_Your task_:
Check each line of the material for the string "ensure", then give only how many lines have it.

Content starts

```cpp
__global__ __launch_bounds__(ORD_THREADS) __attribute__((amdgpu_waves_per_eu(ORD_WAVES_EU, ORD_WAVES_EU))) void k_order_logs(ord_args a)
{
    if (a.spec_fail && *a.spec_fail) return;
    extern __shared__ __attribute__((aligned(16))) char ord_smem[];
    double* const stage_d2 = reinterpret_cast<double*>(ord_smem);
    uint32_t* const stage_key = reinterpret_cast<uint32_t*>(ord_smem + ORD_STG * 8);
    ord_shared& sh = *reinterpret_cast<ord_shared*>(ord_smem + ORD_STG * 12);
    const int tid = threadIdx.x, lane = tid & 63;
    const int wave = __builtin_amdgcn_readfirstlane(tid >> 6);
    const int64_t nq = (a.tile_end - a.tile_begin) * 4;
    auto bucket = [&](uint32_t id) -> int { return a.bucket_mul ? min(ORD_NB - 1, (int)__umulhi(id, a.bucket_mul)) : (int)(id & (ORD_NB - 1)); };
    if (a.rec_bits && blockIdx.x == 0 && tid == 0) {
        const int64_t nnz = *a.nnz_dev;
        if (nnz & 63) atomicAnd(&a.mask[nnz >> 6], (1ull << (nnz & 63)) - 1ull);
    }

    int hk = 0, ho = -1, hln = 0;
    long long hout = 0;
    auto hdr_fetch1 = [&](int64_t qi) {
        hk = 0; ho = -1; hln = 0;
        if (qi >= nq) return;
        if (tid < ORD_COLS) {
            const int64_t sp = a.tile_begin * 64 + qi * ORD_COLS + tid;
            ho = a.perm[sp];
            hk = (int)a.degs[sp];
            if (a.deg_clear && ho >= 0) a.deg_clear[ho] = 0;
        } else if (tid == 64) {
            hln = (int)min((long long)a.qlen[qi], a.qcap);
        }
    };
    auto hdr_fetch2 = [&]() { hout = (tid < ORD_COLS && ho >= 0) ? a.colptr[ho] : 0; };
    auto hdr_publish = [&](int hb) {
        ord_hdr& H = sh.h[hb];
        if (tid < 64) {
            const int k = (tid < ORD_COLS && ho >= 0) ? hk : 0;
            int inc = k;
            inc += __builtin_amdgcn_update_dpp(0, inc, 0x111, 0xf, 0xf, true);
            inc += __builtin_amdgcn_update_dpp(0, inc, 0x112, 0xf, 0xf, true);
            inc += __builtin_amdgcn_update_dpp(0, inc, 0x114, 0xf, 0xf, true);
            inc += __builtin_amdgcn_update_dpp(0, inc, 0x118, 0xf, 0xf, true);
            if (tid < ORD_COLS) { H.k[tid] = k; H.cb[tid + 1] = inc; H.ho[tid] = ho; }
            if (tid == 0) H.cb[0] = 0;
        } else if (tid == 64) {
            H.n = hln;
        }
    };
    uint32_t pk[ORD_PRE];
    double pd[ORD_PRE];
    auto rec_fetch_n = [&](int total, int64_t qi) {
        const __amdgpu_buffer_rsrc_t rk = __builtin_amdgcn_make_buffer_rsrc(const_cast<uint32_t*>(a.qkey + (qi < nq ? qi : 0) * a.qcap), 0, total * 4, 0x00020000);
#pragma unroll
        for (int u = 0; u < ORD_PRE; ++u) pk[u] = __builtin_amdgcn_raw_buffer_load_b32(rk, tid * 4, u * ORD_THREADS * 4, 0);
    };
    auto rec_fetch = [&](const ord_hdr& H, int64_t qi) { rec_fetch_n((qi < nq) ? H.n : 0, qi); };
    typedef uint32_t ord_u32x2 __attribute__((ext_vector_type(2)));
    auto d2_fetch = [&](int total, int64_t qi) {
        const long long base = (qi < nq ? qi : 0) * a.qcap;
        const __amdgpu_buffer_rsrc_t rd = __builtin_amdgcn_make_buffer_rsrc(const_cast<double*>(a.qd2 + base), 0, total * 8, 0x00020000);
#pragma unroll
        for (int u = 0; u < ORD_PRE; ++u) {
            const ord_u32x2 v = __builtin_amdgcn_raw_buffer_load_b64(rd, tid * 8, u * ORD_THREADS * 8, 0);
            pd[u] = __hiloint2double((int)v.y, (int)v.x);
        }
    };

    if (tid == 0) sh.pcount = 0;
    int64_t qi = blockIdx.x;
    int64_t qn = qi + gridDim.x;
    const int xcd = (int)(blockIdx.x & 7u);
    int hb = 0;
    hdr_fetch1(qi);
    hdr_fetch2();
    hdr_publish(0);
    if (tid < ORD_COLS) sh.h[0].out[tid] = hout;
    lds_barrier();
    rec_fetch(sh.h[0], qi);
    d2_fetch(sh.h[0].n, qi);
    for (; qi < nq; hb ^= 1) {
        const ord_hdr& H = sh.h[hb];
        const int total = H.n;
        const long long lbase = qi * a.qcap;
        hdr_fetch1(qn);
            int g0 = 0;
        bool first = true;
        while (g0 < ORD_COLS) {
            if (tid < 64) {
                const bool ok = tid >= g0 && tid < ORD_COLS && (H.cb[min(tid, ORD_COLS - 1) + 1] - H.cb[g0] <= ORD_STG);
                const unsigned long long m = __ballot(ok);
                if (tid == 0) sh.g1 = g0 + (int)__popcll(m);
            }
            *reinterpret_cast<uint2*>(&sh.cnt[0][tid * 2]) = make_uint2(0u, 0u);
            lds_barrier();
            int g1 = sh.g1;
            const bool skip = g1 == g0;
            if (skip) g1 = g0 + 1;
            const int gb = H.cb[g0];
            auto for_records = [&](auto&& f) {
                if (first) {
#pragma unroll
                    for (int u = 0; u < ORD_PRE; ++u) if (u * ORD_THREADS + tid < total) {
                        uint32_t key = pk[u];
                        asm volatile("" : "+v"(key));
                        f(key, u, u * ORD_THREADS + tid);
                    }
                }
                for (int i = (first ? ORD_PRE * ORD_THREADS : 0) + tid; i < total; i += ORD_THREADS) f(a.qkey[lbase + i], -1, i);
            };
            if (!skip) for_records([&](uint32_t key, int, int) {
                const int col = (int)ORD_COL(key);
                if (col >= g0 && col < g1) { const int bk = bucket(ORD_ID(key)); atomicAdd(&sh.cnt[col][bk >> 1], 1u << ((bk & 1) * 16)); }
            });
            lds_barrier();
            {
                const int col = tid >> 5;
                const uint2 cw = *reinterpret_cast<const uint2*>(&sh.cnt[0][tid * 2]);
                const int c0 = (int)(cw.x & 0xffffu), c1 = (int)(cw.x >> 16), c2 = (int)(cw.y & 0xffffu), c3 = (int)(cw.y >> 16);
                const int tot = c0 + c1 + c2 + c3;
                int inc = tot;
                inc += __builtin_amdgcn_update_dpp(0, inc, 0x111, 0xf, 0xf, true);
                inc += __builtin_amdgcn_update_dpp(0, inc, 0x112, 0xf, 0xf, true);
                inc += __builtin_amdgcn_update_dpp(0, inc, 0x114, 0xf, 0xf, true);
                inc += __builtin_amdgcn_update_dpp(0, inc, 0x118, 0xf, 0xf, true);
                inc += __builtin_amdgcn_update_dpp(0, inc, 0x142, 0xa, 0xf, false);
                const int b0 = min(max(H.cb[col] - gb + inc - tot, 0), ORD_STG);
                const int b1 = min(b0 + c0, ORD_STG), b2 = min(b1 + c1, ORD_STG), b3 = min(b2 + c2, ORD_STG);
                *reinterpret_cast<uint2*>(&sh.cur[0][tid * 2]) = make_uint2((uint32_t)b0 | ((uint32_t)b1 << 16), (uint32_t)b2 | ((uint32_t)b3 << 16));
            }
            lds_barrier();
            if (!skip) for_records([&](uint32_t key, int u, int i) {
                const int col = (int)ORD_COL(key);
                if (col >= g0 && col < g1) {
                    const int bk = bucket(ORD_ID(key));
                    const int pos = (int)((atomicAdd(&sh.cur[col][bk >> 1], 1u << ((bk & 1) * 16)) >> ((bk & 1) * 16)) & 0xffffu);
                    double d2 = 0.0;
                    if (u < 0) d2 = a.qd2[lbase + i];
#pragma unroll
                    for (int v = 0; v < ORD_PRE; ++v) if (u == v) d2 = pd[v];
                    if (pos >= 0 && pos < ORD_STG) { stage_key[pos] = key; stage_d2[pos] = d2; }
                }
            });
            if (a.rec_bits && tid < ORD_STG / 32) sh.bits[tid] = 0xffffffffu;
            lds_barrier();
            if (first) {
                hdr_fetch2();
                hdr_publish(hb ^ 1);
                if (a.qctr && tid == 0) sh.nextk = atomicAdd(&a.qctr[xcd], 1);
                first = false;
            }
            const bool last_range = g1 >= ORD_COLS;
            if (last_range) {
                lds_barrier();
                rec_fetch(sh.h[hb ^ 1], qn);
                d2_fetch(qn < nq ? sh.h[hb ^ 1].n : 0, qn);
            }
            if (!skip) {
                const int nst = min(H.cb[g1] - gb, ORD_STG);
                for (int p0 = 0; p0 < nst; p0 += ORD_THREADS) {
                    const int p = p0 + tid;
                    const bool act = p < nst;
                    if (p0 + wave * 64 >= nst) break;
                    const uint32_t key = act ? stage_key[p] : ((uint32_t)(g1 - 1) << 26);
                    const int col = (int)ORD_COL(key);
                    const uint32_t id = ORD_ID(key);
                    const int bk = bucket(id);
                    const int e = (int)((sh.cur[col][bk >> 1] >> ((bk & 1) * 16)) & 0xffffu), n = (int)((sh.cnt[col][bk >> 1] >> ((bk & 1) * 16)) & 0xffffu);
                    int rk = e - n;
                    if (act) {
                        const int b0 = e - n, bl = e - 1;
                        const uint32_t m0 = ORD_ID(stage_key[b0]), m1 = ORD_ID(stage_key[min(b0 + 1, bl)]), m2 = ORD_ID(stage_key[min(b0 + 2, bl)]),
                                       m3 = ORD_ID(stage_key[min(b0 + 3, bl)]);
                        rk += (int)(m0 < id) + (int)(n > 1 && m1 < id) + (int)(n > 2 && m2 < id) + (int)(n > 3 && m3 < id);
                        for (int m = b0 + 4; m < e; ++m) rk += (ORD_ID(stage_key[m]) < id) ? 1 : 0;
                    }
                    const int rel = rk - (H.cb[col] - gb);
                    const bool valid = act && rel >= 0 && rel < H.k[col];
                    const int64_t o = H.out[col] + rel;
                    int32_t rp = 0;
                    const bool pd_ = valid && a.pend_items && ((key >> 30) & 1u);
                    if ((valid && a.rowpos) || pd_) rp = a.iperm[id];
                    if (valid) {
                        a.rowval[o] = (int32_t)id;
                        a.nzval[o] = sqrt(stage_d2[p]);
                        if (a.rowpos) a.rowpos[o] = rp;
                    }
                    if (a.rec_bits && valid && (key >> 31)) atomicAnd(&sh.bits[rk >> 5], ~(1u << (rk & 31)));
                    if (a.pend_items) {
                        const unsigned long long pm = __ballot(pd_);
                        if (pm) {
                            int base = 0;
                            if (lane == 0) base = atomicAdd(&sh.pcount, (int)__popcll(pm));
                            base = __builtin_amdgcn_readfirstlane(base);
                            if (pd_) {
                                const int pos = base + (int)__builtin_amdgcn_mbcnt_hi((uint32_t)(pm >> 32), __builtin_amdgcn_mbcnt_lo((uint32_t)pm, 0u));
                                if (pos < a.pend_wcap)
                                    a.pend_items[(int64_t)blockIdx.x * a.pend_wcap + pos] =
                                        make_uint4((uint32_t)(uint64_t)o, (uint32_t)((uint64_t)o >> 32), (uint32_t)H.ho[col], (uint32_t)rp);
                            }
                        }
                    }
                }
            }
            lds_barrier();
            if (a.rec_bits) {
                if (!skip) for (int c = g0 + 2 * wave; c < min(g1, g0 + 2 * wave + 2); ++c) {
                    const int k = H.k[c];
                    if (k == 0) continue;
                    const int sb = H.cb[c] - gb;
                    const int64_t o = H.out[c];
                    const int64_t w0 = o >> 6;
                    const int nw = (int)(((o + k - 1) >> 6) - w0) + 1;
                    for (int i = lane; i < nw; i += 64) {
                        const int64_t wd = w0 + i;
                        const int64_t lo_bit = max(wd * 64, o), hi_bit = min(wd * 64 + 64, o + k);
                        const int nb = (int)(hi_bit - lo_bit);
                        const int src = sb + (int)(lo_bit - o);
                        const int wi = src >> 5, sh5 = src & 31;
                        const unsigned long long a0 = sh.bits[wi], a1 = sh.bits[min(wi + 1, ORD_STG / 32 - 1)], a2 = sh.bits[min(wi + 2, ORD_STG / 32 - 1)];
                        unsigned long long val = (a0 | (a1 << 32)) >> sh5;
                        if (sh5) val |= a2 << (64 - sh5);
                        const unsigned long long keep = (nb == 64) ? ~0ull : ((1ull << nb) - 1ull);
                        const int dsh = (int)(lo_bit & 63);
                        const unsigned long long rng = keep << dsh;
                        const unsigned long long w64 = ((val & keep) << dsh) | ~rng;
                        if (w64 != ~0ull) atomicAnd(&a.mask[wd], w64);
                    }
                }
                lds_barrier();
            }
            g0 = g1;
        }
        if (tid < ORD_COLS) sh.h[hb ^ 1].out[tid] = hout;
        qi = qn;
        qn = a.qctr ? 2 * (int64_t)gridDim.x + xcd + 8 * (int64_t)sh.nextk : qn + gridDim.x;
    }
    if (a.pend_items) {
        lds_barrier();
        if (tid == 0) {
            const int c = sh.pcount;
            a.pend_cnt[blockIdx.x] = (int32_t)min((int64_t)c, a.pend_wcap);
            if (c > a.pend_wcap) *a.pend_over = 1;
        }
    }
}

int32_t mpfmt_mask_preset(mpfmt_ctx* ctx, int64_t entries)
{
    int32_t rc;
    const int64_t words = (entries + 63) / 64;
    if ((rc = ctx->graph_free.ensure(ctx, sizeof(uint64_t) * (size_t)(words + 1)))) return rc;
    HIPCHK(ctx, hipMemsetAsync(ctx->graph_free, 0xFF, sizeof(uint64_t) * (size_t)std::max<int64_t>(words, 1), ctx->stream));
    ctx->mask_preset_words = words;
    return MPFMT_OK;
}

int32_t mpfmt_order_logs(mpfmt_ctx* ctx, const int32_t* spec_fail, int64_t mask_entries)
{
    const int64_t nt = ctx->tile_end - ctx->tile_begin;
    int32_t rc;
    ctx->rowpos_valid = false;
    const bool recbits = ctx->bits_in_records;
    const bool pend = ctx->broad_in_drain && !recbits;
    if (recbits) {
        const int64_t words = (std::max<int64_t>(ctx->nnz, mask_entries) + 63) / 64;
        const int64_t words_alloc = (std::max<int64_t>((int64_t)((double)ctx->nnz * 1.02) + 4096, mask_entries) + 63) / 64 + 1;
        if ((rc = ctx->graph_free.ensure(ctx, sizeof(uint64_t) * (size_t)words_alloc))) return rc;
        if (!(ctx->mask_preset_words == words && ctx->nnz > 0))
            HIPCHK(ctx, hipMemsetAsync(ctx->graph_free, ctx->nnz > 0 ? 0xFF : 0, sizeof(uint64_t) * (size_t)std::max<int64_t>(words, 1), ctx->stream));
    }
    ctx->mask_preset_words = -1;
    if (ctx->nnz == 0 || nt <= 0) { if ((rc = mpfmt_side_join(ctx))) return rc; if (recbits) { ctx->graph_swept = true; ctx->sweep_epoch += 1; ctx->sweep_in_order = true; } return MPFMT_OK; }
    const bool want_rowpos = !pend && !recbits;
    if (want_rowpos && (rc = ctx->rowpos.ensure(ctx, sizeof(int32_t) * (size_t)std::max<int64_t>(std::max(ctx->nnz, ctx->nnz_cap), 1)))) return rc;
    const size_t lds = (size_t)ORD_STG * 12 + sizeof(ord_shared);
    HIPCHK(ctx, hipFuncSetAttribute((const void*)k_order_logs, hipFuncAttributeMaxDynamicSharedMemorySize, (int)lds));
    if (ctx->ord_per_cu == 0) {
        int per_cu = 0;
        HIPCHK(ctx, hipOccupancyMaxActiveBlocksPerMultiprocessor(&per_cu, k_order_logs, ORD_THREADS, lds));
        ctx->ord_per_cu = std::max(1, std::min(per_cu, 4));
    }
    unsigned nb = (unsigned)std::min<int64_t>(nt * 4, (int64_t)ctx->num_cus * ctx->ord_per_cu);
    const bool draw = ctx->ord_draw && ctx->ord_ctr && nb >= 8 && (ctx->ord_draw > 1 || ctx->nnz >= (int64_t)1536 * nt * 4);
    if (draw) nb &= ~3u;
    if (pend) {
        const int64_t entries = std::max<int64_t>(ctx->nnz, ctx->nnz_cap);
        ctx->pend_wcap = ctx->debug_small_lists ? 8 : entries * 3 / (2 * (int64_t)nb) + 4096;
        if ((rc = ctx->pend_items.ensure(ctx, sizeof(uint4) * (size_t)ctx->pend_wcap * nb))) return rc;
        if ((rc = ctx->pend_cnt.ensure(ctx, sizeof(int32_t) * (size_t)(nb + 1)))) return rc;
        ctx->pend_over = ctx->pend_cnt + nb;
        HIPCHK(ctx, hipMemsetAsync(ctx->pend_over, 0, sizeof(int32_t), ctx->stream));
    }
    ord_args a{};
    a.qkey = ctx->qkey; a.qd2 = ctx->qd2; a.qcap = ctx->qcap; a.qlen = ctx->qlen; a.degs = ctx->degs;
    a.tile_begin = ctx->tile_begin; a.tile_end = ctx->tile_end; a.colptr = ctx->colptr; a.perm = ctx->perm; a.iperm = ctx->iperm;
    a.rowval = ctx->rowval; a.nzval = ctx->nzval; a.rowpos = want_rowpos ? ctx->rowpos : nullptr;
    a.bucket_mul = ctx->N > 128 ? (uint32_t)((128ull << 32) / (uint64_t)ctx->N) : 0u;
    a.spec_fail = spec_fail;
    a.mask = (unsigned long long*)ctx->graph_free.get(); a.nnz_dev = ctx->colptr + ctx->N;
    a.pend_items = pend ? (uint4*)ctx->pend_items.get() : nullptr; a.pend_wcap = ctx->pend_wcap; a.pend_cnt = ctx->pend_cnt; a.pend_over = ctx->pend_over;
    a.rec_bits = recbits ? 1 : 0;
    a.deg_clear = ctx->world > 1 ? ctx->deg : nullptr;
    a.qctr = draw ? ctx->ord_ctr : nullptr;
    if ((rc = mpfmt_side_join(ctx))) return rc;
    hipLaunchKernelGGL(k_order_logs, dim3(nb), dim3(ORD_THREADS), lds, ctx->stream, a);
    HIPCHK(ctx, hipGetLastError());
    if (pend) ctx->pend_nseg = (int)nb;
    ctx->pend_valid = pend;
    ctx->rowpos_valid = want_rowpos;
    if (recbits) { ctx->graph_swept = true; ctx->sweep_epoch += 1; ctx->sweep_in_order = true; }
    return MPFMT_OK;
}
```

motionplanning.jl_amd/csrc/mpfmt_internal.h:

```cpp
#pragma once
#include <hip/hip_runtime.h>
#include <stdint.h>
#include <cmath>
#include <string>
#include <map>
#include <utility>
#include <vector>
#include "../../include/mpfmt.h"
#include "mpfmt_host.h"
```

Content ends

_Written solution_:
5